YOUR TASK.
An exact copy of the listing is what is needed; please output it in full.

DATA FOR PROCESSING.
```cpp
#pragma unroll
    for (int k = 0; k < TOP_SLOTS; ++k) {
        const int e = k * TOP_THREADS + tid;
        if (e >= n) continue;
        const V16 v = tile[e];
        if constexpr (INV) {
            st_chunk<T>(A.out + (int64_t)(A.io_mapped ? m_dst[k] : (uint32_t)e) * A.ld_out + goff, v);
        } else {
            const uint32_t rr = m_rr[k];
            const bool to_buf = A.root_buf && rr != 0xffffffffu;
            if (to_buf) st_chunk<T>(A.root_buf + (int64_t)rr * A.D + goff, v);
            if (QM && to_buf) {
            } else if constexpr (QM) {
                if constexpr (QM64) {
                    int32_t qv[VN];
#pragma unroll
                    for (int i = 0; i < VN; ++i) qv[i] = quantize_one_f64((double)v.v[i], (double)my_step[i]);
                    st_ints<VN>(A.Q + (int64_t)m_dst[k] * A.ldq + goff, qv);
                } else if constexpr (MULTI) {
                    for (int kk = 0; kk < MQ->k; ++kk) {
                        const float sp = MQ->step[kk], rc = refined_rcp(sp);
                        RegChunk<int32_t> qv;
#pragma unroll
                        for (int i = 0; i < VN; ++i) qv.v[i] = quantize_one((float)v.v[i], sp, rc, MQ->fast_div);
                        st_chunk<int32_t>(MQ->Q[kk] + (int64_t)m_dst[k] * A.ldq + goff, qv);
                    }
                } else {
                    RegChunk<int32_t> qv;
#pragma unroll
                    for (int i = 0; i < VN; ++i) qv.v[i] = quantize_one((float)v.v[i], (float)my_step[i], my_rcp[i], ST.fast_div);
                    st_chunk<int32_t>(A.Q + (int64_t)m_dst[k] * A.ldq + goff, qv);
                }
            } else {
                st_chunk<T>(A.fin + (int64_t)m_dst[k] * A.ld_fin + goff, v);
            }
        }
    }
}

template <typename T, bool INV, bool QM>
__global__ __launch_bounds__(TOP_THREADS) void top_kernel(const TopArgs<T> A,
                                                          const typename std::conditional<QM, typename StepsFor<T>::type, NoSteps>::type ST)
{
    top_body<T, INV, QM>(A, ST, (int)blockIdx.x);
}

// ... 707 lines not shown
```

### raht-3dgs-codec_amd/csrc/transform_mx.hip

```cpp
#include "raht_common.h"
#include "raht_device.h"
#include "tile_engine.h"
#include "tile_host.h"

#include <algorithm>
#include <cstdlib>
#include <string>
#include <type_traits>
#include <vector>

namespace raht {

#ifdef RAHT_PHASE_CLOCKS
constexpr int MX_CLK_TILES = 4096, MX_CLK_SLOTS = 12;
__device__ unsigned long long g_phase_clk_mx[MX_CLK_TILES][MX_CLK_SLOTS];
#define MX_STAMP(k) do { if (IDENT && threadIdx.x == 0 && tile_id < MX_CLK_TILES) g_phase_clk_mx[tile_id][k] = __builtin_readcyclecounter(); } while (0)
#else
#define MX_STAMP(k) do { } while (0)
#endif

constexpr int MX_MAX_WIDE = 4;
constexpr int MX_THREADS = 512;
constexpr int MX_TOP_THREADS = 1024;
constexpr int MX_TOP_SLOTS = RAHT_TOP_MAX_ROWS / MX_TOP_THREADS;
// ... 580 lines not shown
__global__ __launch_bounds__(MX_THREADS, 6) void tile_kernel_mx_sq(const TileArgs<float> A, const MxPtrs P, const StepTableMX ST)
{
    tile_body_mx<true, true, SLOTS, false, false, true>(A, P, ST, (int64_t)blockIdx.x);
}

struct TileBatchMX {
    TileArgs<float> a[BATCH_MAX];
    MxPtrs p[BATCH_MAX];
    uint32_t first_tile[BATCH_MAX + 1];
    int n;
};
static_assert(sizeof(TileBatchMX) + sizeof(StepTableMX) <= 4096, "tile_kernel_mx_batch: arguments exceed the 4 KB kernarg segment");

template <bool INV, bool IDENT, int SLOTS>
__global__ __launch_bounds__(MX_THREADS, 6) void tile_kernel_mx_batch(const TileBatchMX B, const StepTableMX ST)
{
    int s = 0;
#pragma unroll
    for (int q = 1; q < BATCH_MAX; ++q) s += (q < B.n && blockIdx.x >= B.first_tile[q]) ? 1 : 0;
    tile_body_mx<INV, IDENT, SLOTS, false>(B.a[s], B.p[s], ST, (int64_t)(blockIdx.x - B.first_tile[s]));
}

struct TopArgsMX {
    const float *in_rows;  int64_t ld_in;
    const float *in_img; const double *in_img_w;
    float *out_rows;       int64_t ld_out;
    float *out_img; double *out_img_w;
    int32_t *Q;            int64_t ldq;
    const uint32_t *e_pos;
    const uint32_t *pj;
    const float *ab32;  const double *ab64;
    int n, n_merges, D, nwide, Fp;
    const uint32_t *lev;
    int nlev, nbig;
    uint32_t small_start;
    const uint32_t *root_rank;
    float *root_f; double *root_w;
};
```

OUTPUT.
```cpp
#pragma unroll
    for (int k = 0; k < TOP_SLOTS; ++k) {
        const int e = k * TOP_THREADS + tid;
        if (e >= n) continue;
        const V16 v = tile[e];
        if constexpr (INV) {
            st_chunk<T>(A.out + (int64_t)(A.io_mapped ? m_dst[k] : (uint32_t)e) * A.ld_out + goff, v);
        } else {
            const uint32_t rr = m_rr[k];
            const bool to_buf = A.root_buf && rr != 0xffffffffu;
            if (to_buf) st_chunk<T>(A.root_buf + (int64_t)rr * A.D + goff, v);
            if (QM && to_buf) {
            } else if constexpr (QM) {
                if constexpr (QM64) {
                    int32_t qv[VN];
#pragma unroll
                    for (int i = 0; i < VN; ++i) qv[i] = quantize_one_f64((double)v.v[i], (double)my_step[i]);
                    st_ints<VN>(A.Q + (int64_t)m_dst[k] * A.ldq + goff, qv);
                } else if constexpr (MULTI) {
                    for (int kk = 0; kk < MQ->k; ++kk) {
                        const float sp = MQ->step[kk], rc = refined_rcp(sp);
                        RegChunk<int32_t> qv;
#pragma unroll
                        for (int i = 0; i < VN; ++i) qv.v[i] = quantize_one((float)v.v[i], sp, rc, MQ->fast_div);
                        st_chunk<int32_t>(MQ->Q[kk] + (int64_t)m_dst[k] * A.ldq + goff, qv);
                    }
                } else {
                    RegChunk<int32_t> qv;
#pragma unroll
                    for (int i = 0; i < VN; ++i) qv.v[i] = quantize_one((float)v.v[i], (float)my_step[i], my_rcp[i], ST.fast_div);
                    st_chunk<int32_t>(A.Q + (int64_t)m_dst[k] * A.ldq + goff, qv);
                }
            } else {
                st_chunk<T>(A.fin + (int64_t)m_dst[k] * A.ld_fin + goff, v);
            }
        }
    }
}

template <typename T, bool INV, bool QM>
__global__ __launch_bounds__(TOP_THREADS) void top_kernel(const TopArgs<T> A,
                                                          const typename std::conditional<QM, typename StepsFor<T>::type, NoSteps>::type ST)
{
    top_body<T, INV, QM>(A, ST, (int)blockIdx.x);
}

// ... 707 lines not shown
```

### raht-3dgs-codec_amd/csrc/transform_mx.hip

```cpp
#include "raht_common.h"
#include "raht_device.h"
#include "tile_engine.h"
#include "tile_host.h"

#include <algorithm>
#include <cstdlib>
#include <string>
#include <type_traits>
#include <vector>

namespace raht {

#ifdef RAHT_PHASE_CLOCKS
constexpr int MX_CLK_TILES = 4096, MX_CLK_SLOTS = 12;
__device__ unsigned long long g_phase_clk_mx[MX_CLK_TILES][MX_CLK_SLOTS];
#define MX_STAMP(k) do { if (IDENT && threadIdx.x == 0 && tile_id < MX_CLK_TILES) g_phase_clk_mx[tile_id][k] = __builtin_readcyclecounter(); } while (0)
#else
#define MX_STAMP(k) do { } while (0)
#endif

constexpr int MX_MAX_WIDE = 4;
constexpr int MX_THREADS = 512;
constexpr int MX_TOP_THREADS = 1024;
constexpr int MX_TOP_SLOTS = RAHT_TOP_MAX_ROWS / MX_TOP_THREADS;
// ... 580 lines not shown
__global__ __launch_bounds__(MX_THREADS, 6) void tile_kernel_mx_sq(const TileArgs<float> A, const MxPtrs P, const StepTableMX ST)
{
    tile_body_mx<true, true, SLOTS, false, false, true>(A, P, ST, (int64_t)blockIdx.x);
}

struct TileBatchMX {
    TileArgs<float> a[BATCH_MAX];
    MxPtrs p[BATCH_MAX];
    uint32_t first_tile[BATCH_MAX + 1];
    int n;
};
static_assert(sizeof(TileBatchMX) + sizeof(StepTableMX) <= 4096, "tile_kernel_mx_batch: arguments exceed the 4 KB kernarg segment");

template <bool INV, bool IDENT, int SLOTS>
__global__ __launch_bounds__(MX_THREADS, 6) void tile_kernel_mx_batch(const TileBatchMX B, const StepTableMX ST)
{
    int s = 0;
#pragma unroll
    for (int q = 1; q < BATCH_MAX; ++q) s += (q < B.n && blockIdx.x >= B.first_tile[q]) ? 1 : 0;
    tile_body_mx<INV, IDENT, SLOTS, false>(B.a[s], B.p[s], ST, (int64_t)(blockIdx.x - B.first_tile[s]));
}

struct TopArgsMX {
    const float *in_rows;  int64_t ld_in;
    const float *in_img; const double *in_img_w;
    float *out_rows;       int64_t ld_out;
    float *out_img; double *out_img_w;
    int32_t *Q;            int64_t ldq;
    const uint32_t *e_pos;
    const uint32_t *pj;
    const float *ab32;  const double *ab64;
    int n, n_merges, D, nwide, Fp;
    const uint32_t *lev;
    int nlev, nbig;
    uint32_t small_start;
    const uint32_t *root_rank;
    float *root_f; double *root_w;
};
```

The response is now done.